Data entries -
________________

__global__ __launch_bounds__(1024) void k_ps_ranges(const uint32_t *__restrict__ ne_cost, const uint32_t *__restrict__ ne_count, uint32_t G, uint32_t dyn_bytes,
                                                    uint32_t *__restrict__ cb, uint32_t *__restrict__ fail) {
    const uint32_t M = *ne_count, NC = G * kPsChunks;
    const uint64_t total = ne_cost[M];
    for (uint32_t g0 = threadIdx.x; g0 <= NC; g0 += 8 * blockDim.x) {
        uint32_t a[8], b[8];
        uint64_t c_lo[8];
#pragma unroll
        for (int r = 0; r < 8; r++) {
            const uint32_t g = g0 + r * blockDim.x;
            c_lo[r] = total * min(g, NC) / NC;
            a[r] = 0; b[r] = g <= NC ? M : 0u;
        }
        bool more = true;
        while (more) {
            more = false;
            uint32_t mid[8], v[8];
#pragma unroll
            for (int r = 0; r < 8; r++) { mid[r] = (a[r] + b[r]) >> 1; v[r] = a[r] < b[r] ? ne_cost[mid[r]] : 0u; }
#pragma unroll
            for (int r = 0; r < 8; r++)
                if (a[r] < b[r]) { if (v[r] < c_lo[r]) a[r] = mid[r] + 1; else b[r] = mid[r]; more = more || a[r] < b[r]; }
        }
#pragma unroll
        for (int r = 0; r < 8; r++) {
            const uint32_t g = g0 + r * blockDim.x;
            if (g <= NC) cb[g] = g == NC ? M : a[r];
        }
    }
    __syncthreads();
    for (uint32_t g = threadIdx.x; g < G; g += blockDim.x) {
        uint32_t C = 0;
        for (uint32_t r = 0; r < kPsChunks; r++) C += cb[r * G + g + 1] - cb[r * G + g];
        if (C > kPsMaxCells || kPsOffCell + ps_cell_bytes(C) > dyn_bytes) atomicAdd(fail, 1u);
    }
}

template <class Op> __device__ __forceinline__ uint32_t row_allreduce(uint32_t v, Op op) {
    v = op(v, (uint32_t)__builtin_amdgcn_update_dpp(0, (int)v, 0x121, 0xf, 0xf, false));
    v = op(v, (uint32_t)__builtin_amdgcn_update_dpp(0, (int)v, 0x122, 0xf, 0xf, false));
    v = op(v, (uint32_t)__builtin_amdgcn_update_dpp(0, (int)v, 0x124, 0xf, 0xf, false));
    v = op(v, (uint32_t)__builtin_amdgcn_update_dpp(0, (int)v, 0x128, 0xf, 0xf, false));
    return v;
}
__device__ __forceinline__ uint32_t row_min(uint32_t v) { return row_allreduce(v, [](uint32_t a, uint32_t b) { return a < b ? a : b; }); }
__device__ __forceinline__ uint32_t row_max(uint32_t v) { return row_allreduce(v, [](uint32_t a, uint32_t b) { return a > b ? a : b; }); }
__device__ __forceinline__ uint32_t row_sum(uint32_t v) { return row_allreduce(v, [](uint32_t a, uint32_t b) { return a + b; }); }

__device__ __forceinline__ uint32_t ps_centre_dist(uint32_t ck, uint32_t cpk, uint32_t cc) { return dot4u8(ck, ck, cc) - 2u * dot4u8(ck, cpk, 0); }

__device__ __forceinline__ void ps_build_lists(const uint2 *tab, uint32_t K, uint32_t nslots, const uint16_t *ssup, uint32_t *s_nS, uint32_t *s_lpiv, uint32_t *Sent, int wid, int lane) {
    constexpr int32_t ext = (1 << (kCellShift + 2)) - 1;
    for (uint32_t slot = (uint32_t)wid; slot < nslots; slot += kPsWaves) {
        const CellBox bx = super_box((uint32_t)__builtin_amdgcn_readfirstlane((int)ssup[slot]));
        const uint32_t cpk = pack_rgb(bx.r0 + 16, bx.g0 + 16, bx.b0 + 16), cc = dot4u8(cpk, cpk, 0);
        uint32_t ck[4], best = 0xffffffffu;
#pragma unroll
        for (int r = 0; r < 4; r++) {
            const uint32_t k = 64u * r + (uint32_t)lane;
            ck[r] = k < K ? tab[k].x : 0u;
            if (k < K) best = min(best, (ps_centre_dist(ck[r], cpk, cc) << 8) | k);
        }
        const uint32_t piv = wave_reduce_min(best) & 255u;
        Dominance dm;
        dm.set(bx, ext, (uint32_t)__builtin_amdgcn_readfirstlane((int)tab[piv].x));
        uint32_t n = 0;
#pragma unroll
        for (int r = 0; r < 4; r++) {
            const uint32_t k = 64u * r + (uint32_t)lane;
            const bool keep = k < K && dm.worst(ck[r]) >= 0;
            const unsigned long long bm = __ballot(keep);
            const uint32_t pos = n + lanes_below(bm);
            if (keep && pos < kPsScap) Sent[slot * kPsScap + pos] = (k << 24) | ck[r];
            n += (uint32_t)__popcll(bm);
        }
        if (lane == 0) { s_nS[slot] = n; s_lpiv[slot] = piv; }
    }
    __syncthreads();
}

constexpr uint32_t kPsUlMask = 0x1ffu, kPsComplete = 0x200u;

__device__ __forceinline__ bool ps_row_finish(uint32_t *rec, uint32_t l16, uint32_t pid, uint32_t lpid, bool complete) {
    const uint32_t w = l16 < 8 ? rec[2 + l16] : 0u;
    const uint32_t pc = (uint32_t)__popc(w);
    uint32_t inc = pc;
    inc += (uint32_t)__builtin_amdgcn_update_dpp(0, (int)inc, 0x111, 0xf, 0xf, true);
    inc += (uint32_t)__builtin_amdgcn_update_dpp(0, (int)inc, 0x112, 0xf, 0xf, true);
    inc += (uint32_t)__builtin_amdgcn_update_dpp(0, (int)inc, 0x114, 0xf, 0xf, true);
    const uint32_t cnt = row_max(inc);
    uint32_t pos = inc - pc, ww = w;
    uint8_t *c4 = reinterpret_cast<uint8_t *>(rec + 10);
    while (ww && pos < 4) {
        c4[pos] = (uint8_t)(32u * l16 + (uint32_t)__builtin_ctz(ww));
        ww &= ww - 1;
        pos++;
    }
    const uint32_t r1 = rec[1];
    if (l16 == 0) rec[1] = (r1 & kPsUlMask) | (pid << 16) | (lpid << 24) | (complete ? kPsComplete : 0u);
    const uint32_t only = rec[10] & 255u;
    return !(cnt == 1 && (r1 & kPsUlMask) == only);
}

__device__ __forceinline__ uint32_t ps_row_build_list(const uint2 *tab, const uint32_t *ent, uint32_t n, uint32_t c, uint32_t l16, uint32_t *rec) {
    constexpr int32_t ext = (1 << kCellShift) - 1;
    constexpr int PER = kPsScap / 16;
    const CellBox bx = cell_box(c);
    const uint32_t cpk = pack_rgb(bx.r0 + 4, bx.g0 + 4, bx.b0 + 4), cc = dot4u8(cpk, cpk, 0);
    uint32_t en[PER];
#pragma unroll
    for (int t = 0; t < PER; t++) en[t] = l16 + 16u * t < n ? ent[l16 + 16u * t] : 0xffffffffu;
    uint32_t best = 0xffffffffu;
#pragma unroll
    for (int t = 0; t < PER; t++)
        if (l16 + 16u * t < n) best = min(best, (ps_centre_dist(en[t] & 0xffffffu, cpk, cc) << 8) | (en[t] >> 24));
    const uint32_t pid = row_min(best) & 255u;
    Dominance dm;
    dm.set(bx, ext, tab[pid].x);
    if (l16 < 8) rec[2 + l16] = 0u;
#pragma unroll
    for (int t = 0; t < PER; t++)
        if (l16 + 16u * t < n && dm.worst(en[t] & 0xffffffu) >= 0) { const uint32_t k = en[t] >> 24; atomicOr(&rec[2 + (k >> 5)], 1u << (k & 31)); }
    if (l16 == 0) rec[0] = tab[pid].x;
    return pid;
}
__device__ __forceinline__ uint32_t ps_row_build_table(const uint2 *tab, uint32_t K, uint32_t c, uint32_t l16, uint32_t *rec) {
    constexpr int32_t ext = (1 << kCellShift) - 1;
    const CellBox bx = cell_box(c);
    const uint32_t cpk = pack_rgb(bx.r0 + 4, bx.g0 + 4, bx.b0 + 4), cc = dot4u8(cpk, cpk, 0);
    uint32_t best = 0xffffffffu;
    for (uint32_t k = l16; k < K; k += 16) best = min(best, (ps_centre_dist(tab[k].x, cpk, cc) << 8) | k);
    const uint32_t pid = row_min(best) & 255u;
    Dominance dm;
    dm.set(bx, ext, tab[pid].x);
    if (l16 < 8) rec[2 + l16] = 0u;
    for (uint32_t k = l16; k < K; k += 16)
        if (dm.worst(tab[k].x) >= 0) atomicOr(&rec[2 + (k >> 5)], 1u << (k & 31));
    if (l16 == 0) rec[0] = tab[pid].x;
    return pid;
}

__device__ __forceinline__ void ps_best(const uint32_t (&key)[kSweep], const unsigned long long (&nm)[4], const uint2 *tab, uint32_t (&best)[kSweep]) {
#pragma unroll
    for (int u = 0; u < kSweep; u++) best[u] = 0;
#pragma unroll
    for (int w = 0; w < 4; w++) {
        unsigned long long mm = nm[w];
        while (mm) {
            const uint32_t k = 64 * w + (uint32_t)__builtin_ctzll(mm);
            mm &= mm - 1;
            const uint2 cc = tab[k];
#pragma unroll
            for (int u = 0; u < kSweep; u++) best[u] = max(best[u], (dot4u8(key[u], cc.x, 0) << 9) + cc.y);
        }
    }
}

__device__ __forceinline__ uint32_t ps_pack(uint32_t key, uint32_t w, uint32_t label) {
    const uint32_t wc = min(w, 255u);
    return (key & 0x070707u) | ((wc & 31u) << 3) | ((wc >> 5) << 11) | ((255u - label) << 24);
}
__device__ __forceinline__ uint32_t ps_wt(uint32_t w) { return ((w >> 3) & 31u) | ((w >> 6) & 0xe0u); }

__device__ __forceinline__ void ps_book_move(unsigned long long *acc, uint32_t K, uint32_t pp, uint64_t w, uint32_t ol, uint32_t nl) {
    const unsigned long long rw = ((pp >> 16) & 255) * w, gw = ((pp >> 8) & 255) * w, bw = (pp & 255) * w;
    atomicAdd(&acc[3 * nl + 0], rw); atomicAdd(&acc[3 * nl + 1], gw); atomicAdd(&acc[3 * nl + 2], bw);
    atomicAdd(&acc[3 * K + nl], (unsigned long long)w); atomicAdd(&acc[4 * K + nl], 1ull);
    atomicAdd(&acc[3 * ol + 0], 0ull - rw); atomicAdd(&acc[3 * ol + 1], 0ull - gw); atomicAdd(&acc[3 * ol + 2], 0ull - bw);
    atomicAdd(&acc[3 * K + ol], 0ull - (unsigned long long)w); atomicAdd(&acc[4 * K + ol], 0ull - 1ull);
}

__device__ __forceinline__ void ps_scores(const uint32_t (&key)[kSweep], const unsigned long long (&nm)[4], uint32_t ncand, uint32_t cand4, const uint2 *tab, uint32_t (&best)[kSweep]) {
    if (ncand <= 4) {
        const uint2 c0 = tab[cand4 & 255u], c1 = tab[(cand4 >> 8) & 255u], c2 = tab[(cand4 >> 16) & 255u], c3 = tab[cand4 >> 24];
#pragma unroll
        for (int u = 0; u < kSweep; u++) best[u] = (dot4u8(key[u], c0.x, 0) << 9) + c0.y;
        if (ncand > 1) {
#pragma unroll
            for (int u = 0; u < kSweep; u++) best[u] = max(best[u], (dot4u8(key[u], c1.x, 0) << 9) + c1.y);
        }
        if (ncand > 2) {
#pragma unroll
            for (int u = 0; u < kSweep; u++) best[u] = max(best[u], (dot4u8(key[u], c2.x, 0) << 9) + c2.y);
        }
        if (ncand > 3) {
#pragma unroll
            for (int u = 0; u < kSweep; u++) best[u] = max(best[u], (dot4u8(key[u], c3.x, 0) << 9) + c3.y);
        }
    } else ps_best(key, nm, tab, best);
}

________________

ABOUT THIS EXERCISE - When the word "else" shows up in a line of the entries, report that line.

RESULT OF THE TASK -
                if (a[r] < b[r]) { if (v[r] < c_lo[r]) a[r] = mid[r] + 1; else b[r] = mid[r]; more = more || a[r] < b[r]; }
    } else ps_best(key, nm, tab, best);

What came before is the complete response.